Thanks for the reply Goodroi, i'm sure there are things you havn't mentioned and i still havnt considered that might make the whole tag idea impossible but if the idea is given some attention, someone might come up with a workable solution. Would'nt surprise me if it was someone on this forum,lot of talented and creative people here.
|There are already methods of handling copyright infringement. You can file a DMCA request and the offending webpage will be removed from the serps. |
Yeah but its like playing wack-a-mole
|The problem with creating a new tag is that many people won't adopt it. |
As long as the big 3 Bing , G, and Yahoo do then its like the canonical tag. People don't want to use it its there own benefit or loss.
|Even if everyone starts using this brand new tag, what is to stop the offending site from applying a copyright tag to their page? The search engine is going to see you both have copyright meta tags and we are back to where we are now. |
I was thinking that since you would be the originating article, then once you've published it, anyone copying, scraping, stealing would have a tag showing a publication date thats later than yours.

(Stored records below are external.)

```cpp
int pwg_prof_enable(int on);
int pwg_prof_reset(void);
// ... 72 lines not shown
int pwg_conv1d_num_tile_configs(void);
int pwg_conv1d_forward_cfg(const pwg_conv1d_desc* d, const float* x, const float* w_packed,
                           const float* bias, const float* add1, const float* add2, float* y,
                           int32_t tile_config, int32_t use_dma, void* stream);

int pwg_conv1d_bf16_supported(const pwg_conv1d_desc* d);
size_t pwg_conv1d_bf16_packed_weight_bytes(const pwg_conv1d_desc* d);
int pwg_conv1d_bf16_pack_weight(const pwg_conv1d_desc* d, const float* w, const float* scale, void* w_packed,
                                void* stream);
int pwg_conv1d_bf16_forward(const pwg_conv1d_desc* d, const float* x, const void* w_packed, const float* bias,
                            const float* add1, const float* add2, float* y, float* workspace, size_t workspace_floats,
                            void* stream);
int pwg_conv1d_bf16_forward_cfg(const pwg_conv1d_desc* d, const float* x, const void* w_packed, const float* bias,
                                const float* add1, const float* add2, float* y, int32_t mfma_shape, void* stream);

int pwg_conv1d_split_supported(const pwg_conv1d_desc* d);
size_t pwg_conv1d_split_packed_weight_bytes(const pwg_conv1d_desc* d);
int pwg_conv1d_split_pack_weight(const pwg_conv1d_desc* d, const float* w, const float* scale, void* w_packed,
                                 void* stream);
int pwg_conv1d_split_forward(const pwg_conv1d_desc* d, const float* x, const void* w_packed, const float* bias,
                             const float* add1, const float* add2, float* y, float* workspace, size_t workspace_floats,
                             void* stream);
int pwg_conv1d_split_forward_cfg(const pwg_conv1d_desc* d, const float* x, const void* w_packed, const float* bias,
                                 const float* add1, const float* add2, float* y, int32_t mfma_shape, int32_t tile_mode,
                                 void* stream);
int pwg_conv1d_split_step_form(const pwg_conv1d_desc* d);
int pwg_conv1d_split_forward_step(const pwg_conv1d_desc* d, const float* x, const void* w_packed, const float* bias,
                                  const float* add1, const float* add2, float* y, int32_t mfma_shape, int32_t tile_mode,
                                  int32_t step_form, void* stream);
int pwg_conv1d_split_window_form(const pwg_conv1d_desc* d);
int pwg_conv1d_split_forward_window(const pwg_conv1d_desc* d, const float* x, const void* w_packed, const float* bias,
                                    const float* add1, const float* add2, float* y, int32_t mfma_shape,
                                    int32_t tile_mode, int32_t step_form, int32_t window_form, void* stream);

int pwg_convtr1d_split_supported(const pwg_conv1d_desc* d);
size_t pwg_convtr1d_split_packed_weight_bytes(const pwg_conv1d_desc* d);
int pwg_convtr1d_split_pack_weight(const pwg_conv1d_desc* d, const float* w, const float* scale, void* w_packed,
                                   void* stream);
int pwg_convtr1d_split_forward(const pwg_conv1d_desc* d, const float* x, const void* w_packed, const float* bias,
                               const float* add1, const float* add2, float* y, float* workspace,
                               size_t workspace_floats, void* stream);
int pwg_convtr1d_split_forward_cfg(const pwg_conv1d_desc* d, const float* x, const void* w_packed, const float* bias,
                                   const float* add1, const float* add2, float* y, int32_t mfma_shape,
                                   int32_t tile_mode, void* stream);

int pwg_conv1d_stream_supported(const pwg_conv1d_desc* d);
size_t pwg_conv1d_stream_hist_floats(const pwg_conv1d_desc* d);
int pwg_conv1d_stream_forward(const pwg_conv1d_desc* d, const float* x, const float* hist_in, float* hist_out,
                              const float* w_packed, const float* bias, const float* add1, const float* add2, float* y,
                              void* stream);

int pwg_conv1d_stream_bf16_supported(const pwg_conv1d_desc* d);
int pwg_conv1d_stream_bf16_forward(const pwg_conv1d_desc* d, const float* x, const float* hist_in, float* hist_out,
                                   const void* w_packed_bf16, const float* bias, const float* add1,
                                   const float* add2, float* y, void* stream);

int pwg_conv1d_stream_delayed_supported(const pwg_conv1d_desc* d, int32_t delay1, int32_t delay2);
int pwg_conv1d_stream_delayed_forward(const pwg_conv1d_desc* d, const float* x, const float* hist_in, float* hist_out,
                                      const float* w_packed, const float* bias, const float* add1,
                                      const float* add1_hist_in, float* add1_hist_out, int32_t delay1, const float* add2,
                                      const float* add2_hist_in, float* add2_hist_out, int32_t delay2, int32_t valid_lo,
                                      int32_t valid_hi, float* y, void* stream);

int pwg_conv1d_stream_bf16_delayed_supported(const pwg_conv1d_desc* d, int32_t delay1, int32_t delay2);
int pwg_conv1d_stream_bf16_delayed_forward(const pwg_conv1d_desc* d, const float* x, const float* hist_in,
                                           float* hist_out, const void* w_packed_bf16, const float* bias,
// ... 359 lines not shown
```

### parallelwavegan_amd/_lib.py

```python
import ctypes
import os

_HERE = os.path.dirname(os.path.abspath(__file__))
LIB_PATH = os.environ.get("PWG_KERNEL_LIB") or os.path.join(_HERE, "libpwgkernels.so")

PWG_ACT_NONE, PWG_ACT_LEAKY_RELU, PWG_ACT_TANH, PWG_ACT_RELU = 0, 1, 2, 3
PWG_PAD_ZERO, PWG_PAD_REFLECT, PWG_PAD_REPLICATE = 0, 1, 2
ABI_VERSION = 15
SPECTRAL_NORM_SCRATCH_FLOATS = 257


class ConvDesc(ctypes.Structure):

    _fields_ = [
        ("batch", ctypes.c_int32),
        ("c_in", ctypes.c_int32),
        ("c_out", ctypes.c_int32),
        ("t_in", ctypes.c_int32),
        ("t_out", ctypes.c_int32),
        ("width", ctypes.c_int32),
        ("kernel", ctypes.c_int32),
        ("stride", ctypes.c_int32),
        ("dilation", ctypes.c_int32),
        ("pad_left", ctypes.c_int32),
# ... 82 lines not shown
    "pwg_target_arch": (ctypes.c_int, []),
    "pwg_debug_poison_lds": (ctypes.c_int, [ctypes.c_int]),
    "pwg_set_concurrency_hint": (ctypes.c_float, [ctypes.c_float]),
    "pwg_prof_enable": (ctypes.c_int, [ctypes.c_int]),
    "pwg_prof_reset": (ctypes.c_int, []),
    "pwg_prof_num_kernels": (ctypes.c_int, []),
    "pwg_prof_get": (ctypes.c_int, [_i32, ctypes.c_char_p, ctypes.c_size_t, ctypes.POINTER(ctypes.c_double),
                                    ctypes.POINTER(ctypes.c_int64), ctypes.POINTER(ctypes.c_double),
                                    ctypes.POINTER(ctypes.c_double)]),
    "pwg_conv1d_packed_weight_floats": (ctypes.c_size_t, [ctypes.POINTER(ConvDesc)]),
    "pwg_conv1d_pack_weight": (ctypes.c_int, [ctypes.POINTER(ConvDesc), _vp, _vp, _vp, _vp]),
    "pwg_conv1d_forward_workspace_floats": (ctypes.c_size_t, [ctypes.POINTER(ConvDesc)]),
    "pwg_conv1d_forward": (ctypes.c_int, [ctypes.POINTER(ConvDesc), _vp, _vp, _vp, _vp, _vp, _vp, _vp, ctypes.c_size_t,
                                          _vp]),
    "pwg_conv1d_bf16_supported": (ctypes.c_int, [ctypes.POINTER(ConvDesc)]),
    "pwg_conv1d_bf16_packed_weight_bytes": (ctypes.c_size_t, [ctypes.POINTER(ConvDesc)]),
    "pwg_conv1d_bf16_pack_weight": (ctypes.c_int, [ctypes.POINTER(ConvDesc), _vp, _vp, _vp, _vp]),
    "pwg_conv1d_bf16_forward": (ctypes.c_int, [ctypes.POINTER(ConvDesc), _vp, _vp, _vp, _vp, _vp, _vp, _vp, ctypes.c_size_t,
                                               _vp]),
    "pwg_conv1d_bf16_forward_cfg": (ctypes.c_int, [ctypes.POINTER(ConvDesc), _vp, _vp, _vp, _vp, _vp, _vp, _i32, _vp]),
    "pwg_conv1d_split_supported": (ctypes.c_int, [ctypes.POINTER(ConvDesc)]),
    "pwg_conv1d_split_packed_weight_bytes": (ctypes.c_size_t, [ctypes.POINTER(ConvDesc)]),
    "pwg_conv1d_split_pack_weight": (ctypes.c_int, [ctypes.POINTER(ConvDesc), _vp, _vp, _vp, _vp]),
    "pwg_conv1d_split_forward": (ctypes.c_int, [ctypes.POINTER(ConvDesc), _vp, _vp, _vp, _vp, _vp, _vp, _vp,
                                                ctypes.c_size_t, _vp]),
    "pwg_conv1d_split_forward_cfg": (ctypes.c_int, [ctypes.POINTER(ConvDesc), _vp, _vp, _vp, _vp, _vp, _vp, _i32, _i32,
                                                    _vp]),
    "pwg_conv1d_split_step_form": (ctypes.c_int, [ctypes.POINTER(ConvDesc)]),
    "pwg_conv1d_split_forward_step": (ctypes.c_int, [ctypes.POINTER(ConvDesc), _vp, _vp, _vp, _vp, _vp, _vp, _i32, _i32,
                                                     _i32, _vp]),
    "pwg_conv1d_split_window_form": (ctypes.c_int, [ctypes.POINTER(ConvDesc)]),
    "pwg_conv1d_split_forward_window": (ctypes.c_int, [ctypes.POINTER(ConvDesc), _vp, _vp, _vp, _vp, _vp, _vp, _i32,
                                                       _i32, _i32, _i32, _vp]),
    "pwg_convtr1d_split_supported": (ctypes.c_int, [ctypes.POINTER(ConvDesc)]),
    "pwg_convtr1d_split_packed_weight_bytes": (ctypes.c_size_t, [ctypes.POINTER(ConvDesc)]),
    "pwg_convtr1d_split_pack_weight": (ctypes.c_int, [ctypes.POINTER(ConvDesc), _vp, _vp, _vp, _vp]),
    "pwg_convtr1d_split_forward": (ctypes.c_int, [ctypes.POINTER(ConvDesc), _vp, _vp, _vp, _vp, _vp, _vp, _vp,
                                                  ctypes.c_size_t, _vp]),
    "pwg_convtr1d_split_forward_cfg": (ctypes.c_int, [ctypes.POINTER(ConvDesc), _vp, _vp, _vp, _vp, _vp, _vp, _i32, _i32,
                                                      _vp]),
    "pwg_conv1d_stream_supported": (ctypes.c_int, [ctypes.POINTER(ConvDesc)]),
    "pwg_conv1d_stream_hist_floats": (ctypes.c_size_t, [ctypes.POINTER(ConvDesc)]),
    "pwg_conv1d_stream_forward": (ctypes.c_int, [ctypes.POINTER(ConvDesc), _vp, _vp, _vp, _vp, _vp, _vp, _vp, _vp, _vp]),
    "pwg_conv1d_stream_bf16_supported": (ctypes.c_int, [ctypes.POINTER(ConvDesc)]),
    "pwg_conv1d_stream_bf16_forward": (ctypes.c_int, [ctypes.POINTER(ConvDesc), _vp, _vp, _vp, _vp, _vp, _vp, _vp, _vp,
                                                      _vp]),
    "pwg_conv1d_stream_delayed_supported": (ctypes.c_int, [ctypes.POINTER(ConvDesc), _i32, _i32]),
    "pwg_conv1d_stream_delayed_forward": (ctypes.c_int, [ctypes.POINTER(ConvDesc), _vp, _vp, _vp, _vp, _vp, _vp, _vp, _vp,
                                                         _i32, _vp, _vp, _vp, _i32, _i32, _i32, _vp, _vp]),
    "pwg_conv1d_stream_bf16_delayed_supported": (ctypes.c_int, [ctypes.POINTER(ConvDesc), _i32, _i32]),
    "pwg_conv1d_stream_bf16_delayed_forward": (ctypes.c_int, [ctypes.POINTER(ConvDesc), _vp, _vp, _vp, _vp, _vp, _vp, _vp,
                                                              _vp, _i32, _vp, _vp, _vp, _i32, _i32, _i32, _vp, _vp]),
    "pwg_conv1d_stream_slots_forward": (ctypes.c_int, [ctypes.POINTER(ConvDesc), _vp, _vp, _vp, _vp, _vp, _vp, _vp, _vp,
                                                       _i32, _vp, _vp, _vp, _i32, _vp, _i32, _i32, _vp, _vp]),
    "pwg_conv1d_stream_slots_forward_bf16": (ctypes.c_int, [ctypes.POINTER(ConvDesc), _vp, _vp, _vp, _vp, _vp, _vp, _vp,
                                                            _vp, _i32, _vp, _vp, _vp, _i32, _vp, _i32, _i32, _vp, _vp]),
    "pwg_conv1d_stream_mirrored_supported": (ctypes.c_int, [ctypes.POINTER(ConvDesc)]),
    "pwg_conv1d_stream_mirrored_forward": (ctypes.c_int, [ctypes.POINTER(ConvDesc), _vp, _vp, _vp, _vp, _vp, _vp, _i32,
                                                          _i32, _i32, _i32, _vp]),
    "pwg_conv1d_packed_weight_bwd_floats": (ctypes.c_size_t, [ctypes.POINTER(ConvDesc)]),
    "pwg_conv1d_pack_weight_bwd": (ctypes.c_int, [ctypes.POINTER(ConvDesc), _vp, _vp, _vp, _vp]),
    "pwg_weight_bank_table_bytes": (ctypes.c_size_t, [_i32]),
    "pwg_weight_bank_build": (ctypes.c_int, [ctypes.POINTER(BankItem), _i32, _vp, ctypes.c_size_t,
                                             ctypes.POINTER(ctypes.c_int32)]),
    "pwg_weight_bank_prepare": (ctypes.c_int, [_vp, ctypes.POINTER(ctypes.c_int32), _i32, _vp]),
    "pwg_conv1d_backward_data_workspace_floats": (ctypes.c_size_t, [ctypes.POINTER(ConvDesc)]),
# ... 177 lines not shown
```
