static int launch_recurrent_one(const RecArgs& a, const LaunchCtx& cx)
{
    const int nwg = a.Hp / 16;
    const int ntiles = (a.B + 15) / 16;
    hipStream_t stream = cx.stream;
    bool done = false;
    SCTC_HIP_TRY(hipMemsetAsync(a.counters + 32, 0, (REC_COUNTER_WORDS - 32) * sizeof(unsigned), stream));
    if (a.variant == 3 || 2 * nwg > cx.cus) {
        if (cx.path) *cx.path = REC_PATH_FALLBACK;
        return launch_fallback(a, stream);
    }
    if ((!a.prec16 || a.B <= 5) && (a.B > Q1_MIN_B - 1 || a.variant == 44) && a.B <= 16 && a.variant != 1 && a.variant != 42 && a.variant != 43 &&
        2 * nwg <= cx.cus) {
        RecKernel qk = nullptr;
        int ncq = 0, nreg = 0;
        switch (nwg) {
            case 32:  qk = brnn_recurrent_q_kernel<8, 0>;   ncq = 8;  nreg = 0;  break;
            case 64:  qk = brnn_recurrent_q_kernel<16, 0>;  ncq = 16; nreg = 0;  break;
            case 114: qk = brnn_recurrent_q_kernel<29, 10>; ncq = 29; nreg = 10; break;
            case 128: qk = brnn_recurrent_q_kernel<32, 13>; ncq = 32; nreg = 13; break;
            default: break;
        }
        if (qk) {
            RecArgs b = a;
            b.linear_map = 1;
            if (b.variant == 44) b.variant = 0;
            const size_t smem = sizeof(float4) * ((size_t)4 * (ncq - nreg) * 64 + 3 * 64);
            SCTC_TRY(launch_persistent(qk, 2 * nwg, smem, 2, 0, b, cx, &done));
            if (done) return SCTC_OK;
        }
    }
    if ((a.B <= 5 || (a.B <= 8 && a.variant == 43)) && a.variant != 1) {
        RecKernel sk = nullptr;
        const bool s4 = a.B <= 4;
        switch (a.Hp / 32) {
            case 16: sk = s4 ? brnn_recurrent_s_kernel<16, 4> : brnn_recurrent_s_kernel<16, 8>; break;
            case 32: sk = s4 ? brnn_recurrent_s_kernel<32, 4> : brnn_recurrent_s_kernel<32, 8>; break;
            case 57: sk = s4 ? brnn_recurrent_s_kernel<57, 4> : brnn_recurrent_s_kernel<57, 8>; break;
            case 64: sk = s4 ? brnn_recurrent_s_kernel<64, 4> : brnn_recurrent_s_kernel<64, 8>; break;
            default: break;
        }
        if (sk) {
            const size_t smem = sizeof(float) * 2 * (s4 ? 4 : 8) * a.Hp;
            SCTC_TRY(launch_persistent(sk, 2 * nwg, smem, 2, (size_t)2 * a.n_xrows * a.Hp * sizeof(float), a, cx, &done));
            if (done) return SCTC_OK;
        }
    }
    if (a.prec16 && a.B > 5 && a.B <= 16 && a.variant != 1) {
        RecKernel hk = nullptr;
        const bool bf = a.transpose != 0;
        const int nch = a.Hp / 32;
        switch ((nch + 3) / 4) {
            case 4:  if (nch == 16) hk = bf ? brnn_recurrent_mh_kernel<4, true>  : brnn_recurrent_mh_kernel<4, false>;  break;
            case 8:  if (nch == 32) hk = bf ? brnn_recurrent_mh_kernel<8, true>  : brnn_recurrent_mh_kernel<8, false>;  break;
            case 15: if (nch == 57) hk = bf ? brnn_recurrent_mh_kernel<15, true> : brnn_recurrent_mh_kernel<15, false>; break;
            case 16: if (nch == 64) hk = bf ? brnn_recurrent_mh_kernel<16, true> : brnn_recurrent_mh_kernel<16, false>; break;
            default: break;
        }
        const size_t smem = (((size_t)16 * (a.Hp + 8) * 2 + 15) / 16) * 16 + 3 * 64 * sizeof(float4);
        if (hk && smem <= 160 * 1024) {
            SCTC_TRY(launch_persistent(hk, 2 * nwg, smem, 1, (size_t)2 * a.n_xrows * a.Hp * 2, a, cx, &done));
            if (done) return SCTC_OK;
        }
    }
#ifdef SCTC_REC_EXPERIMENTS
    if (a.B > 5 && a.B <= 16 && a.variant != 1) {
        RecKernel mk = nullptr;
        switch ((nwg + 3) / 4) {
            case 8:  if (nwg == 32)  mk = brnn_recurrent_m_kernel<8>;  break;
            case 16: if (nwg == 64)  mk = brnn_recurrent_m_kernel<16>; break;
            case 29: if (nwg == 114) mk = brnn_recurrent_m_kernel<29>; break;
            case 32: if (nwg == 128) mk = brnn_recurrent_m_kernel<32>; break;
            default: break;
        }
        const size_t smem = sizeof(float) * ((size_t)16 * (a.Hp + 4) + 3 * 256);
        if (mk && smem <= 160 * 1024) {
            SCTC_TRY(launch_persistent(mk, 2 * nwg, smem, 1, (size_t)2 * a.n_xrows * a.Hp * sizeof(float), a, cx, &done));
            if (done) return SCTC_OK;
        }
    }
#endif
#ifdef SCTC_REC_EXPERIMENTS
    const int q8_variant = (a.variant >= 8 && a.variant < 40) ? a.variant : (a.variant == 0 ? REC_Q8_DEFAULT : 0);
    if (ntiles == 2 && q8_variant >= 8) {
        RecKernel k8 = nullptr;
        switch (nwg) {
            case 32:  k8 = brnn_recurrent_q8_kernel<8>;  break;
            case 64:  k8 = brnn_recurrent_q8_kernel<16>; break;
            case 114: k8 = brnn_recurrent_q8_kernel<29>; break;
            case 128: k8 = brnn_recurrent_q8_kernel<32>; break;
            default: break;
        }
        const int grid = 8 * ((nwg + 3) / 4);
        const size_t smem = sizeof(float4) * ((size_t)nwg * 64 + 6 * 64) + sizeof(unsigned) * Q8_SYNC_WORDS;
        if (k8 && grid <= cx.cus && smem <= 160 * 1024) {
            RecArgs b = a;
            b.variant = q8_variant;
            SCTC_TRY(launch_persistent(k8, grid, smem, 1, 0, b, cx, &done, 512));
            if (done) return SCTC_OK;
        }
    }
#endif
    if (ntiles == 2 && a.variant != 1 && 4 * nwg <= 2 * cx.cus && (4 * nwg) % 8 == 0) {
        RecKernel qk = nullptr;
        int ncq = 0, nreg = 0;
        switch (nwg) {
            case 32:  qk = brnn_recurrent_q_kernel<8, 0>;   ncq = 8;  nreg = 0;  break;
            case 64:  qk = brnn_recurrent_q_kernel<16, 0>;  ncq = 16; nreg = 0;  break;
            case 114: qk = brnn_recurrent_q_kernel<29, 10>; ncq = 29; nreg = 10; break;
            case 128: qk = brnn_recurrent_q_kernel<32, 13>; ncq = 32; nreg = 13; break;
            default: break;
        }
        if (qk) {
            const size_t smem = sizeof(float4) * ((size_t)4 * (ncq - nreg) * 64 + 3 * 64);
            SCTC_TRY(launch_persistent(qk, 4 * nwg, smem, 2, 0, a, cx, &done));
            if (done) return SCTC_OK;
        }
    }
    if (ntiles > 2 && a.variant != 1 && a.variant != 40 && a.variant != 47 && 4 * (a.Hp / 32) <= cx.cus &&
        (a.Hp >= 1824 || a.variant == 50)) {
        RecKernel tk = nullptr;
        const bool one = ntiles <= 4;
        int nldsf = 0;
        static const int tcfg = getenv("SCTC_REC_TCFG") ? atoi(getenv("SCTC_REC_TCFG")) : 0;
        switch (nwg) {
            case 32:  tk = one ? brnn_recurrent_t_kernel<8, 0, 1, 4, 2, 0, 3>  : brnn_recurrent_t_kernel<8, 0, 2, 4, 2, 0, 3>;  nldsf = 16; break;
            case 64:  tk = one ? brnn_recurrent_t_kernel<16, 0, 1, 4, 2, 1, 3> : brnn_recurrent_t_kernel<16, 0, 2, 4, 2, 1, 3>; nldsf = 32; break;
            case 114:
                nldsf = 33;
                if (one) tk = tcfg == 1 ? brnn_recurrent_t_kernel<29, 25, 1, 6, 3, 1, 4> : tcfg == 2 ? brnn_recurrent_t_kernel<29, 25, 1, 8, 2, 1, 7>
                              : brnn_recurrent_t_kernel<29, 25, 1, 8, 4, 1, 5>;
                else tk = tcfg == 1 ? brnn_recurrent_t_kernel<29, 25, 2, 8, 4, 1, 5> : tcfg == 2 ? brnn_recurrent_t_kernel<29, 25, 2, 8, 2, 1, 7>
                          : brnn_recurrent_t_kernel<29, 25, 2, 6, 3, 1, 4>;
                break;
            case 128:
                nldsf = 33;
                if (one) tk = tcfg == 1 ? brnn_recurrent_t_kernel<32, 31, 1, 6, 3, 1, 4> : brnn_recurrent_t_kernel<32, 31, 1, 8, 4, 1, 5>;
                else tk = tcfg == 1 ? brnn_recurrent_t_kernel<32, 31, 2, 6, 3, 1, 4> : brnn_recurrent_t_kernel<32, 31, 2, 8, 4, 1, 5>;
                break;
            default: break;
        }
        if (tk) {
            const size_t smem = sizeof(float4) * 64 * ((size_t)4 * nldsf + 2 * 3 * (one ? 2 : 4)) + (16 * 8 + 8 * 32) * sizeof(unsigned);
            SCTC_TRY(launch_persistent(tk, 4 * (a.Hp / 32), smem, 1, 0, a, cx, &done));
            if (done) return SCTC_OK;
        }
    }
    const int ntw = ntiles <= 2 ? 1 : (ntiles <= 4 ? 2 : 4);
    const size_t smem = sizeof(float4) * ((size_t)nwg * 64 + 2 * ntw * 64);
    if (smem <= 160 * 1024) {
        const bool pipe = a.variant != 40;
        RecKernel kern = ntw == 1 ? pick_kernel<1>(nwg / 2, false)
                         : (ntw == 2 ? pick_kernel<2>(nwg / 2, pipe) : pick_kernel<4>(nwg / 2, pipe));
        SCTC_TRY(launch_persistent(kern, 2 * nwg, smem, 1, 0, a, cx, &done));
        if (done) return SCTC_OK;
    }
    if (cx.path) *cx.path = REC_PATH_FALLBACK;
    return launch_fallback(a, stream);
}
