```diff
@@ -1072,14 +1102,22 @@
 			rf = SurfelReflFwd{refl->cam, refl->cubemap, reinterpret_cast<const float4*>(refl->cubemap_rgba), refl->fail_value, (int)refl->L, 6u * refl->L * refl->L,
 			                   refl->out_final, refl->out_refl_color, refl->out_normal_world, refl->sort_keys};
 		}
-	{ StageTimer st_(GSR_STAGE_PREPROCESS, stream); 	surfel_preprocess_kernel<TRAIN><<<(P + 255) / 256, 256, 0, stream>>>(P, D, M, means3D, scales, scale_modifier, rotations, opacities, shs,
-		                                                                     transMat_precomp, colors_precomp, refl_strengths, env_scope_mask, cam, radii, geom,
-		                                                                     tiles_x, tiles_y, prefiltered, gaussian_weights, ci); }
-		GSR_LAUNCH_CHECK(debug, stream);
+		ForwardSide side(stream);
+		if (const int rc = run_split_preprocess(side, debug, stream,
+		        [&](hipStream_t s) {
+			        surfel_geometry_kernel<TRAIN><<<(P + 255) / 256, 256, 0, s>>>(P, means3D, scales, scale_modifier, rotations, transMat_precomp, cam, radii, geom,
+			                                                                      tiles_x, tiles_y, prefiltered, gaussian_weights);
+		        },
+		        [&](hipStream_t s) {
+			        surfel_shade_kernel<TRAIN><<<shade_grid_size(P, SHADE_GRID), 256, 0, s>>>(P, D, M, means3D, scales, scale_modifier, rotations, opacities, shs,
+			                                                                            transMat_precomp, colors_precomp, refl_strengths, env_scope_mask, cam, geom,
+			                                                                            tiles_x, tiles_y, ci);
+		        }); rc < 0) return rc;
 
 		BinningState bin;
 		R = run_binning(alloc, alloc_user, P, tiles_x, tiles_y, geom, img, &bin, prefiltered, debug, stream, TRAIN);
 		if (R < 0) return R;
+		if (const int rc = side.join(); rc < 0) return rc;
 
 	{ StageTimer st_(GSR_STAGE_RENDER_FWD, stream);
 		const int nunits = (int)xcd_grid((uint32_t)ntiles * 4u);
```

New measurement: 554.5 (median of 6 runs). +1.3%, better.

The date acts as a flag showing its an obvious copy that would be easy for search engines to detect and classify as a copy.
its quite easy to fake a date. many webmasters are already manipulating the file creation & last modified dates for their webpages.
if you can think of a tag, there are people that are smart enough to abuse it.
I didn't know you could change dates like that, interesting. Well, i'm gettin the idea, its just not really practical or doable. Really appreciate the feedback though, thanks.
How about a simple ping then to specific servers to claim ownership. If you ping the servers first, it should be obvious that you are the owner. And content scrapers usually need a few minutes to post the content on their sites.
that sounds great for smart webmasters but for less savvy webmasters it is likely a nightmare.
the scrapers would be smart enough to ping and newbie webmasters wouldn't know to do this. so now the scrapers are listed as the official publisher simply because they knew to ping a server.
This post from Incredibill on "crawl delayed publishing [webmasterworld.com]" might be the best that can be managed.
Just be sure you understand the implications - getting it wrong could be worse than the status quo.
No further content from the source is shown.